28 Days Later (2002)
Zombies? What zombies?
4 July 2003
"28 Days Later" is a gritty, low-budget UK suspense/actioner, well acted and sharply edited, but not really a "zombie" movie, as its ads claim. More of an apocalyptic plague movie, similar to David Cronenberg's "Rabid"; the "zombies" (referred to collectively as the "infected") are, in fact, living people afflicted with a virulent and incurable contagion that causes instant, murderous rage. (Shades also of "Last Man on Earth," "The Omega Man," and--with its small band of military holed up in a compound--"Day of the Dead," which IS a zombie flick.)

Strange to say, the infected travel in packs, which means they never seem to attack each other. Wonder why not? In any case, the only name we're given for their disease is "rage." It's been isolated in a lab and provided with a viral vector: all Hyde, no Jekyll, and no turning back. One character in the movie suggests that there's nothing particularly wrong with the "infected" that we haven't seen before; it's just the darker aspects of human nature in concentrated form.

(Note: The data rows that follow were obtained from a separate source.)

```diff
+            for (int g = 0; g < FLUX_NG; g++) { r.u[g].a = W.gup1[g0 + g * gs]; r.u[g].b = r.u[g].a; }
+        } else {
+#pragma unroll
+            for (int g = 0; g < FLUX_NG; g++) r.u[g] = W.gup[g0 + g * gs];
+        }
+        if constexpr (IDRV) {
+#pragma unroll
+            for (int g = 0; g < FLUX_NG; g++) r.q[g] = W.gdp[g0 + g * gs];
+        }
+    };
+    const auto sum = [&](const FluxRaw<IDRV> &r) -> FluxVal {
+        double u = 0.0, d = 0.0, uc = 0.0, dc = 0.0, du = 0.0, duc = 0.0;
+#pragma unroll
+        for (int g = 0; g < FLUX_NG; g++) {
+            u = u + r.u[g].a; uc = uc + r.u[g].b;
+            d = d + r.d[g].a; dc = dc + r.d[g].b;
+            if constexpr (IDRV) { du = du + r.q[g].a; duc = duc + r.q[g].b; }
+        }
+        return FluxVal{u, d, uc, dc, du, duc};
+    };
+    const auto sum_list = [&](int lev) -> FluxVal {
+        double u = 0.0, d = 0.0, uc = 0.0, dc = 0.0, du = 0.0, duc = 0.0;
+        if (on) {
             const bool dn1 = clear_from_total || lev >= ltop;
-            double u = 0.0, d = 0.0, uc = 0.0, dc = 0.0, du = 0.0, duc = 0.0;
-            const size_t pcb = (size_t)W.pcb;
             int slab = 0;
             for (int g = 0; g < ngroups; g++) {
                 const int n = (int)((gsz >> (4 * g)) & 15ull);
                 Part2 su{0.0, 0.0}, sd{0.0, 0.0}, sq{0.0, 0.0};
                 for (int q = 0; q < n; q++, slab++) {
-                    const size_t go = ((size_t)slab * (nlay + 1) + lev) * pcb + slot;
+                    const size_t go = ((size_t)slab * nlev + lev) * pcb + slot;
                     Part2 tu, td, tq{0.0, 0.0};
                     if (dn1) { td.a = W.gdn1[go]; td.b = td.a; } else td = W.gdn[go];
                     if (up1) { tu.a = W.gup1[go]; tu.b = tu.a; } else tu = W.gup[go];
@@ -3580,44 +3613,52 @@
                 d = d + sd.a; dc = dc + sd.b;
                 du = du + sq.a; duc = duc + sq.b;
             }
-            u = u * T.fluxfac; d = d * T.fluxfac;
-            if (clear_from_total) { uc = u; dc = d; duc = du; }
-            else { uc = uc * T.fluxfac; dc = dc * T.fluxfac; }
-            s_v[lc][0][dst] = u; s_v[lc][1][dst] = d; s_v[lc][2][dst] = uc; s_v[lc][3][dst] = dc;
-            if constexpr (IDRV) { kdu[k] = du; kduc[k] = duc; }
-        }
-    }
-    __syncthreads();
-    for (int lc = ty; lc < FLUX_LV; lc += FLUX_TY) {
-        const int lev = lev0 + lc;
-        if (con && lev <= nlay) {
-            const double u = s_v[lc][0][t], d = s_v[lc][1][t], uc = s_v[lc][2][t], dc = s_v[lc][3][t];
-            const size_t o = gc + (size_t)nct * lev;
+        }
+        return FluxVal{u, d, uc, dc, du, duc};
+    };
+    double pb = 0.0, nb = 0.0, nbc = 0.0;
+    const auto level = [&](int lev, FluxVal v, double p) {
+        double u = v.u * T.fluxfac, d = v.d * T.fluxfac, uc, dc, du = v.du, duc = v.duc;
+        if (clear_from_total) { uc = u; dc = d; duc = du; }
+        else { uc = v.uc * T.fluxfac; dc = v.dc * T.fluxfac; }
+        if (moved) {
+            double (*s)[COLSORT_WIN] = s_v[lev & 1];
+            s[0][dst] = u; s[1][dst] = d; s[2][dst] = uc; s[3][dst] = dc;
+            if constexpr (IDRV) { s[4][dst] = du; s[5][dst] = duc; }
+            __syncthreads();
+            u = s[0][t]; d = s[1][t]; uc = s[2][t]; dc = s[3][t];
+            if constexpr (IDRV) { du = s[4][t]; duc = s[5][t]; }
+        }
+        if (!on) return;
+        const size_t o = gc + (size_t)nct * lev;
+        const double net = u - d, netc = uc - dc;
+        if (lev >= k0) {
             out.uflx[o] = u; out.dflx[o] = d; out.uflxc[o] = uc; out.dflxc[o] = dc;
             if (out.fnet) { out.fnet[o] = u - d; out.fnetc[o] = uc - dc; }
-            if (lev < nlay) {
-                const double net = u - d, netc = uc - dc;
-                const double above = s_v[lc + 1][0][t] - s_v[lc + 1][1][t], abovec = s_v[lc + 1][2][t] - s_v[lc + 1][3][t];
-                const double dp = pz[o] - pz[o + (size_t)nct];
-                out.hr[o] = T.heatfac * (net - above) / dp;
-                out.hrc[o] = T.heatfac * (netc - abovec) / dp;
-            }
-        }
-    }
-    if constexpr (IDRV) {
-        __syncthreads();
-#pragma unroll
-        for (int k = 0; k < NL; k++) {
-            const int lc = ty + k * FLUX_TY, lev = lev0 + lc;
-            if (lc < FLUX_LV && son && lev <= nlay) { s_v[lc][0][dst] = kdu[k]; s_v[lc][1][dst] = kduc[k]; }
-        }
-        __syncthreads();
-        for (int lc = ty; lc < FLUX_LV; lc += FLUX_TY) {
-            const int lev = lev0 + lc;
-            if (con && lev <= nlay) {
-                const size_t o = gc + (size_t)nct * lev;
-                out.duflx_dt[o] = s_v[lc][0][t]; out.duflxc_dt[o] = s_v[lc][1][t];
-            }
+            if constexpr (IDRV) { out.duflx_dt[o] = du; out.duflxc_dt[o] = duc; }
+        }
+        if (lev > kf) {
+            const double dp = pb - p;
+            out.hr[o - (size_t)nct] = T.heatfac * (nb - net) / dp;
+            out.hrc[o - (size_t)nct] = T.heatfac * (nbc - netc) / dp;
+        }
+        pb = p; nb = net; nbc = netc;
+    };
+    const double *const pzc = pz + gc;
+    double p = on ? pzc[(size_t)nct * kf] : 0.0;
+    if (ngroups == FLUX_NG && gsz == FLUX_GSZ1) {
+        FluxRaw<IDRV> cur{}, nxt{};
+        load(kf, cur);
+        for (int lev = kf; lev <= k1; lev++) {
+            double pn = 0.0;
+            if (lev < k1) { load(lev + 1, nxt); if (on) pn = pzc[(size_t)nct * (lev + 1)]; }
+            level(lev, sum(cur), p);
+            cur = nxt; p = pn;
+        }
+    } else {
+        for (int lev = kf; lev <= k1; lev++) {
+            level(lev, sum_list(lev), p);
+            if (lev < k1 && on) p = pzc[(size_t)nct * (lev + 1)];
         }
     }
 }
```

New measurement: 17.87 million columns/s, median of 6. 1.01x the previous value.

Tellingly, the Brits have to defend themselves with such improvised weapons as baseball bats and machetes, thanks to the UK's totalitarian anti-gun laws. Remember the scene in "Dawn of the Dead" wherein American "rednecks" mount a heavily-armed hunting posse, gunning for zombies? Nothing like that here. Only Her Majesty's military have firearms. And in keeping with Machiavelli's observation that there can be no proper relationship between one who's armed and one who's not, they naturally become part of the problem.

It's July 4th as I write this. Hang onto your guns, America. They're the best tools for quickly ironing out the wrinklier problems human nature may present.